To be fair, we all did go on vacation and Flit closed it's doors for a bit. But we got some base miles in us, and we are ready to get things going again.

derickusmcirr- we have been feverishly getting to all the orders processed and rolling since we got back. we are just about all squared away, so you should have received a tracking number or an e-mail letting you know when they will be shipped.

by the way, where in michigan are you from? we are in Shelby.

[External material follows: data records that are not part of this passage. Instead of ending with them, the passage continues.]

## Reorder SSIM separable blur to vertical-in-registers then horizontal-from-LDS with vector stores

Rewrites the standalone SSIM forward and backward kernels. Each thread now loads a 6-row column strip from global memory straight into registers and does the vertical 11-tap blur there, with a fast unguarded path for interior tiles. The horizontal blur then runs from a single LDS buffer, with each thread producing 4 adjacent pixels and writing them with 16-byte vector stores when rows are aligned. This removes the raw-input LDS staging, one intermediate LDS pass and two barriers, in exchange for more registers per thread and some overlap between row groups, which recompute a few rows.

```diff
diff --git a/4d-gaussian-splatting_amd/csrc/ssim.hip b/4d-gaussian-splatting_amd/csrc/ssim.hip
--- a/4d-gaussian-splatting_amd/csrc/ssim.hip
+++ b/4d-gaussian-splatting_amd/csrc/ssim.hip
@@ -39,17 +39,37 @@
 		0.0010283801f, 0.0075987582f, 0.0360007733f, 0.1093606874f, 0.2130055279f, 0.2660117149f,
 		0.2130055279f, 0.1093606874f, 0.0360007733f, 0.0075987582f, 0.0010283801f };
 
+	constexpr int VR = 6;
+	constexpr int VG = (STY + VR - 1) / VR;
+	constexpr int VIN = VR + 2 * SR;
+	constexpr int VSTR4 = 43;
+	static_assert(STY == 32 && STX == 32 && VG * SW <= STHREADS && STY * (STX / 4) == STHREADS, "thread maps of the two passes");
+
+	__device__ __forceinline__ bool halo_inside(int x0, int y0, int H, int W)
+	{
+		return x0 >= SR && x0 + STX + SR <= W && y0 >= SR && y0 + STY + SR <= H && W < (1 << 24);
+	}
+	__device__ __forceinline__ bool rows_aligned16(int W, const void* a, const void* b, const void* c, const void* d = nullptr)
+	{
+		return (W & 3) == 0 && (((uintptr_t)a | (uintptr_t)b | (uintptr_t)c | (uintptr_t)d) & 15) == 0;
+	}
+	__device__ __forceinline__ void store4(float* __restrict__ dst, size_t o, const float (&v)[4], bool vec, int nvalid)
+	{
+		if (nvalid <= 0) return;
+		if (vec) *reinterpret_cast<v4f*>(dst + o) = v4f{ v[0], v[1], v[2], v[3] };
+		else
+		{
+#pragma unroll
+			for (int j = 0; j < 4; j++) if (j < nvalid) dst[o + j] = v[j];
+		}
+	}
+
 	__global__ void __launch_bounds__(STHREADS) ssim_fwd_kernel(
 		const float* __restrict__ img1, const float* __restrict__ img2, int C, int H, int W,
 		float* __restrict__ dm_dmu1, float* __restrict__ dm_de11, float* __restrict__ dm_de12,
 		float* __restrict__ partial_l1, float* __restrict__ partial_ssim)
 	{
-		constexpr int IN_BYTES = SHH * SSTR * 8, HM_BYTES = SHH * HSTR * 8;
-		constexpr int SH_BYTES = IN_BYTES > HM_BYTES ? IN_BYTES : HM_BYTES;
-		__shared__ __attribute__((aligned(16))) char s_raw[HM_BYTES + SH_BYTES];
-		v2f (*h_m)[HSTR] = reinterpret_cast<v2f (*)[HSTR]>(s_raw);
-		v2f (*s_in)[SSTR] = reinterpret_cast<v2f (*)[SSTR]>(s_raw + HM_BYTES);
-		v2f (*h_s)[HSTR] = reinterpret_cast<v2f (*)[HSTR]>(s_raw + HM_BYTES);
+		__shared__ __attribute__((aligned(16))) v4f s_v[STY][VSTR4];
 		__shared__ float red[2][STHREADS / WAVE];
 
 		const TileId tile = ssim_tile_of((W + STX - 1) / STX, (H + STY - 1) / STY, C);
@@ -60,90 +80,72 @@
 		const size_t plane = (size_t)c * H * W;
 
 		float l1 = 0.f;
-		{
-			constexpr int RPT = STHREADS / SW, TRIPS = (SHH + RPT - 1) / RPT;
-			const int lyb = tid / SW, hx = tid - lyb * SW;
+		if (tid < VG * SW)
+		{
+			const int g = tid / SW, hx = tid - g * SW;
+			const int r0 = g * VR < STY - VR ? g * VR : STY - VR;
 			const int gxh = x0 + hx - SR;
-			const bool col_in = tid < RPT * SW && (unsigned)gxh < (unsigned)W;
+			const bool col_in = (unsigned)gxh < (unsigned)W;
 			const bool col_own = (unsigned)(hx - SR) < (unsigned)STX;
-			v2f p[TRIPS];
-#pragma unroll
-			for (int t = 0; t < TRIPS; t++)
-			{
-				const int ly = lyb + t * RPT, gy = y0 + ly - SR;
-				const bool in = col_in && ly < SHH && (unsigned)gy < (unsigned)H;
-				const size_t o = in ? plane + (size_t)gy * W + gxh : plane;
-				const float vx = img1[o], vy = img2[o];
-				p[t] = in ? v2f{ vx + vy, vx - vy } : v2f{ 0.0f, 0.0f };
-			}
-#pragma unroll
-			for (int t = 0; t < TRIPS; t++)
-			{
-				const int ly = lyb + t * RPT;
-				if (tid < RPT * SW && ly < SHH) s_in[ly][hx] = p[t];
-				const bool own = col_own && (unsigned)(ly - SR) < (unsigned)STY;
-				l1 += own ? fabsf(p[t].y) : 0.0f;
-			}
-		}
-		__syncthreads();
-
-		constexpr int HR = (SHH * (STX / 4) + STHREADS - 1) / STHREADS;
-		v2f as[HR][4];
-#pragma unroll
-		for (int r = 0; r < HR; r++)
-		{
-			const int task = tid + r * STHREADS;
-			if (task < SHH * (STX / 4))
-			{
-				const int ly = task >> 3, cx = (task & 7) * 4;
-				v2f p[16], sq[14];
-				const v4f* src = reinterpret_cast<const v4f*>(&s_in[ly][cx]);
-#pragma unroll
-				for (int i = 0; i < 7; i++) { const v4f q = src[i]; p[2 * i] = v2f{ q.x, q.y }; p[2 * i + 1] = v2f{ q.z, q.w }; }
-#pragma unroll
-				for (int i = 0; i < 14; i++) sq[i] = p[i] * p[i];
-				v2f am[4];
-#pragma unroll
-				for (int j = 0; j < 4; j++)
-				{
-					am[j] = GW[0] * p[j]; as[r][j] = GW[0] * sq[j];
-#pragma unroll
-					for (int k = 1; k < 11; k++) { am[j] += GW[k] * p[j + k]; as[r][j] += GW[k] * sq[j + k]; }
-				}
-				v4f* dm = reinterpret_cast<v4f*>(&h_m[ly][cx]);
-				dm[0] = v4f{ am[0].x, am[0].y, am[1].x, am[1].y }; dm[1] = v4f{ am[2].x, am[2].y, am[3].x, am[3].y };
-			}
-			__builtin_amdgcn_sched_barrier(0);
-		}
-		__syncthreads();
-#pragma unroll
-		for (int r = 0; r < HR; r++)
-		{
-			const int task = tid + r * STHREADS;
-			if (task < SHH * (STX / 4))
-			{
-				const int ly = task >> 3, cx = (task & 7) * 4;
-				v4f* ds = reinterpret_cast<v4f*>(&h_s[ly][cx]);
-				ds[0] = v4f{ as[r][0].x, as[r][0].y, as[r][1].x, as[r][1].y }; ds[1] = v4f{ as[r][2].x, as[r][2].y, as[r][3].x, as[r][3].y };
-			}
-		}
-		__syncthreads();
-
-		const int lx = tid & (STX - 1), ly0 = (tid >> 5) * SROWS;
-		v2f vm[10 + SROWS], vs[10 + SROWS];
-#pragma unroll
-		for (int r = 0; r < 10 + SROWS; r++) { vm[r] = h_m[ly0 + r][lx]; vs[r] = h_s[ly0 + r][lx]; }
+			const float* __restrict__ c1 = img1 + plane + (col_in ? gxh : 0);
+			const float* __restrict__ c2 = img2 + plane + (col_in ? gxh : 0);
+			v2f p[VIN], sq[VIN];
+			float vx[VIN], vy[VIN];
+			if (halo_inside(x0, y0, H, W))
+			{
+				const unsigned voff = (unsigned)(r0 * W + gxh) * 4u;
+#pragma unroll
+				for (int i = 0; i < VIN; i++)
+				{
+					const size_t row = plane + (size_t)(y0 - SR + i) * W;
+					vx[i] = *reinterpret_cast<const float*>(reinterpret_cast<const char*>(img1 + row) + voff);
+					vy[i] = *reinterpret_cast<const float*>(reinterpret_cast<const char*>(img2 + row) + voff);
+				}
+			}
+			else
+			{
+#pragma unroll
+				for (int i = 0; i < VIN; i++)
+				{
+					const int gy = y0 + r0 + i - SR;
+					const bool in = col_in && (unsigned)gy < (unsigned)H;
+					const size_t o = in ? (size_t)gy * W : 0;
+					const float a = c1[o], b = c2[o];
+					vx[i] = in ? a : 0.0f; vy[i] = in ? b : 0.0f;
+				}
+			}
+#pragma unroll
+			for (int i = 0; i < VIN; i++) p[i] = v2f{ vx[i] + vy[i], vx[i] - vy[i] };
+#pragma unroll
+			for (int i = 0; i < VIN; i++) sq[i] = p[i] * p[i];
+#pragma unroll
+			for (int j = 0; j < VR; j++)
+			{
+				v2f m = GW[0] * p[j], s = GW[0] * sq[j];
+#pragma unroll
+				for (int k = 1; k < 11; k++) { m += GW[k] * p[j + k]; s += GW[k] * sq[j + k]; }
+				s_v[r0 + j][hx] = v4f{ m.x, m.y, s.x, s.y };
+				const bool own = col_own && r0 + j >= g * VR;
+				l1 += own ? fabsf(p[j + SR].y) : 0.0f;
+			}
+		}
+		__syncthreads();
+
+		const int ly = tid >> 3, cx = (tid & 7) * 4;
+		const int gy = y0 + ly, gx0 = x0 + cx;
 		float sv = 0.f;
-		const int gx = x0 + lx;
-#pragma unroll
-		for (int j = 0; j < SROWS; j++)
-		{
-			v2f mu = GW[0] * vm[j], e2 = GW[0] * vs[j];
-#pragma unroll
-			for (int k = 1; k < 11; k++) { mu += GW[k] * vm[j + k]; e2 += GW[k] * vs[j + k]; }
-			const int gy = y0 + ly0 + j;
-			if (gx < W && gy < H)
-			{
+		float o_mu1[4], o_e11[4], o_e12[4];
+		{
+			v4f q[14];
+			const v4f* src = &s_v[ly][cx];
+#pragma unroll
+			for (int i = 0; i < 14; i++) q[i] = src[i];
+#pragma unroll
+			for (int j = 0; j < 4; j++)
+			{
+				v2f mu = GW[0] * q[j].xy, e2 = GW[0] * q[j].zw;
+#pragma unroll
+				for (int k = 1; k < 11; k++) { mu += GW[k] * q[j + k].xy; e2 += GW[k] * q[j + k].zw; }
 				const float mu1 = 0.5f * (mu.x + mu.y), mu2 = 0.5f * (mu.x - mu.y);
 				const float e_sum = 0.5f * (e2.x + e2.y), e12 = 0.25f * (e2.x - e2.y);
 				const float C1 = 0.01f * 0.01f, C2 = 0.03f * 0.03f;
@@ -154,12 +156,19 @@
 				const float inv = rC * rD;
 				const float m = A * B * inv;
 				const float dm_dA = B * inv, dm_dB = A * inv, dm_dC = -m * rC, dm_dD = -m * rD;
-				const size_t o = plane + (size_t)gy * W + gx;
-				dm_dmu1[o] = dm_dA * 2.f * mu2 - dm_dB * 2.f * mu2 + dm_dC * 2.f * mu1 - dm_dD * 2.f * mu1;
-				dm_de11[o] = dm_dD;
-				dm_de12[o] = 2.f * dm_dB;
-				sv += m;
-			}
+				o_mu1[j] = dm_dA * 2.f * mu2 - dm_dB * 2.f * mu2 + dm_dC * 2.f * mu1 - dm_dD * 2.f * mu1;
+				o_e11[j] = dm_dD;
+				o_e12[j] = 2.f * dm_dB;
+				sv += (gx0 + j < W && gy < H) ? m : 0.0f;
+			}
+		}
+		{
+			const bool vec = rows_aligned16(W, dm_dmu1, dm_de11, dm_de12);
+			const int nvalid = gy < H ? W - gx0 : 0;
+			const size_t o = plane + (size_t)(gy < H ? gy : 0) * W + gx0;
+			store4(dm_dmu1, o, o_mu1, vec, nvalid);
+			store4(dm_de11, o, o_e11, vec, nvalid);
+			store4(dm_de12, o, o_e12, vec, nvalid);
 		}
 #pragma unroll
 		for (int o = 32; o > 0; o >>= 1) { l1 += __shfl_down(l1, o); sv += __shfl_down(sv, o); }
@@ -178,13 +187,8 @@
 		const float* __restrict__ dm_dmu1, const float* __restrict__ dm_de11, const float* __restrict__ dm_de12,
 		const float* __restrict__ upstream, float w_l1, float w_ssim, float* __restrict__ dL_dimg1)
 	{
-		constexpr int SP_BYTES = SHH * SSTR * 8, SQ_BYTES = SHH * SSTR1 * 4, HP_BYTES = SHH * HSTR * 8, HQ_BYTES = SHH * HSTR1B * 4;
-		constexpr int LDS_BYTES = SP_BYTES + SQ_BYTES > HP_BYTES + HQ_BYTES ? SP_BYTES + SQ_BYTES : HP_BYTES + HQ_BYTES;
-		__shared__ __attribute__((aligned(16))) char s_raw[LDS_BYTES];
-		v2f (*s_p)[SSTR] = reinterpret_cast<v2f (*)[SSTR]>(s_raw);
-		float (*s_q)[SSTR1] = reinterpret_cast<float (*)[SSTR1]>(s_raw + SP_BYTES);
-		v2f (*h_p)[HSTR] = reinterpret_cast<v2f (*)[HSTR]>(s_raw);
-		float (*h_q)[HSTR1B] = reinterpret_cast<float (*)[HSTR1B]>(s_raw + HP_BYTES);
+		__shared__ __attribute__((aligned(16))) v2f s_p[STY][SSTR];
+		__shared__ __attribute__((aligned(16))) float s_q[STY][SSTR1];
 
 		const TileId tile = ssim_tile_of((W + STX - 1) / STX, (H + STY - 1) / STY, C);
 		if (!tile.valid) return;
@@ -193,105 +197,94 @@
 		const int tid = threadIdx.x;
 		const size_t plane = (size_t)c * H * W;
 
-		{
-			constexpr int RPT = STHREADS / SW, TRIPS = (SHH + RPT - 1) / RPT;
-			const int lyb = tid / SW, hx = tid - lyb * SW;
+		if (tid < VG * SW)
+		{
+			const int g = tid / SW, hx = tid - g * SW;
+			const int r0 = g * VR < STY - VR ? g * VR : STY - VR;
 			const int gxh = x0 + hx - SR;
-			const bool col_in = tid < RPT * SW && (unsigned)gxh < (unsigned)W;
-			v2f p[TRIPS];
-			float q[TRIPS];
-#pragma unroll
-			for (int t = 0; t < TRIPS; t++)
-			{
-				const int ly = lyb + t * RPT, gy = y0 + ly - SR;
-				const bool in = col_in && ly < SHH && (unsigned)gy < (unsigned)H;
-				const size_t o = in ? plane + (size_t)gy * W + gxh : plane;
-				const float va = dm_dmu1[o], vb = dm_de11[o], vc = dm_de12[o];
-				p[t] = in ? v2f{ va, vb } : v2f{ 0.0f, 0.0f };
-				q[t] = in ? vc : 0.0f;
-			}
-#pragma unroll
-			for (int t = 0; t < TRIPS; t++)
-			{
-				const int ly = lyb + t * RPT;
-				if (tid < RPT * SW && ly < SHH) { s_p[ly][hx] = p[t]; s_q[ly][hx] = q[t]; }
-			}
-		}
-		const int lx = tid & (STX - 1), ly0 = (tid >> 5) * SROWS;
-		const int gx = x0 + lx;
-		float px[SROWS], py[SROWS];
-#pragma unroll
-		for (int j = 0; j < SROWS; j++)
-		{
-			const int gy = y0 + ly0 + j;
-			const size_t o = (gx < W && gy < H) ? plane + (size_t)gy * W + gx : plane;
-			px[j] = img1[o]; py[j] = img2[o];
-		}
-		__syncthreads();
-		constexpr int HR = (SHH * (STX / 4) + STHREADS - 1) / STHREADS;
-		v2f ap[HR][4];
-		float aq[HR][4];
-#pragma unroll
-		for (int r = 0; r < HR; r++)
-		{
-			const int task = tid + r * STHREADS;
-			if (task < SHH * (STX / 4))
-			{
-				const int ly = task >> 3, cx = (task & 7) * 4;
-				v2f p[16];
-				float q[16];
-				const v4f* sp = reinterpret_cast<const v4f*>(&s_p[ly][cx]);
-				const v4f* sq = reinterpret_cast<const v4f*>(&s_q[ly][cx]);
-#pragma unroll
-				for (int i = 0; i < 7; i++) { const v4f t = sp[i]; p[2 * i] = v2f{ t.x, t.y }; p[2 * i + 1] = v2f{ t.z, t.w }; }
-#pragma unroll
-				for (int i = 0; i < 4; i++) { const v4f t = sq[i]; q[4 * i] = t.x; q[4 * i + 1] = t.y; q[4 * i + 2] = t.z; q[4 * i + 3] = t.w; }
-#pragma unroll
-				for (int j = 0; j < 4; j++)
-				{
-					ap[r][j] = GW[0] * p[j]; aq[r][j] = GW[0] * q[j];
-#pragma unroll
-					for (int k = 1; k < 11; k++) { ap[r][j] += GW[k] * p[j + k]; aq[r][j] += GW[k] * q[j + k]; }
-				}
-			}
-			__builtin_amdgcn_sched_barrier(0);
-		}
-		__syncthreads();
-#pragma unroll
-		for (int r = 0; r < HR; r++)
-		{
-			const int task = tid + r * STHREADS;
-			if (task < SHH * (STX / 4))
-			{
-				const int ly = task >> 3, cx = (task & 7) * 4;
-				v4f* dp = reinterpret_cast<v4f*>(&h_p[ly][cx]);
-				dp[0] = v4f{ ap[r][0].x, ap[r][0].y, ap[r][1].x, ap[r][1].y }; dp[1] = v4f{ ap[r][2].x, ap[r][2].y, ap[r][3].x, ap[r][3].y };
-				*reinterpret_cast<v4f*>(&h_q[ly][cx]) = v4f{ aq[r][0], aq[r][1], aq[r][2], aq[r][3] };
-			}
-		}
-		__syncthreads();
-		v2f vp[10 + SROWS];
-		float vq[10 + SROWS];
-#pragma unroll
-		for (int r = 0; r < 10 + SROWS; r++) { vp[r] = h_p[ly0 + r][lx]; vq[r] = h_q[ly0 + r][lx]; }
+			const bool col_in = (unsigned)gxh < (unsigned)W;
+			const size_t cb = plane + (col_in ? gxh : 0);
+			v2f p[VIN];
+			float q[VIN];
+			if (halo_inside(x0, y0, H, W))
+			{
+				const unsigned voff = (unsigned)(r0 * W + gxh) * 4u;
+#pragma unroll
+				for (int i = 0; i < VIN; i++)
+				{
+					const size_t row = plane + (size_t)(y0 - SR + i) * W;
+					p[i].x = *reinterpret_cast<const float*>(reinterpret_cast<const char*>(dm_dmu1 + row) + voff);
+					p[i].y = *reinterpret_cast<const float*>(reinterpret_cast<const char*>(dm_de11 + row) + voff);
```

and speaking of getting things rolling again. we just got the reviews done by testrider. check it out. http://www.testrider.com/fly.aspx?layout=player&video=1


----------



## derrickusmcirr (Aug 13, 2006)

Christy,

I did receive the shipping info as promised. Brent said that he believed that the wheels would be in CO on Friday and so far so good on that as well. If these wheels are anything as good as your costumer service you should be selling wheels like hot cakes. I did live in MI when I was in High School. (New Baltimore) I left there when I joined the Marines. I have a friend that does a lot of business up there and had them check you guys out. They had nothing but good things to say about you guys. I am now waiting to see these wonderful wheels in person. Thanks Christy and Brent from www.flitwheels.com


----------



## derrickusmcirr (Aug 13, 2006)

Got the wheels today. They look great. They are true and will be weighting them in the near future. Now I just have to glue some tire on and test them out. Thanks Christy and Flit for this great deal.


----------



## derrickusmcirr (Aug 13, 2006)

So I have ridden on the wheels twice and they are lovely. Spin up is nice and I do not feel any kind of flex at all in this wheel set. I weight 155 pounds and can tell the difference with these wheels and tires. I put on the Conti gp 4000s. Once they are up to speed it makes a world of a difference to hold the speed. At team time trial practice for 13.5 miles avg speed was 27.1 mph. Nice job Flit. and Thanks again.


----------



## aranesp (Jan 6, 2009)

any pictures?


----------



## pinkrobe (Nov 26, 2008)

Anyone know if Flit will ship to Canada? I e-mailed a few days ago...


----------



## zigurate (Mar 3, 2009)

It was just a vacation, glad to see they're still around.


----------



## rlim (Oct 28, 2007)

pinkrobe said:


> Anyone know if Flit will ship to Canada? I e-mailed a few days ago...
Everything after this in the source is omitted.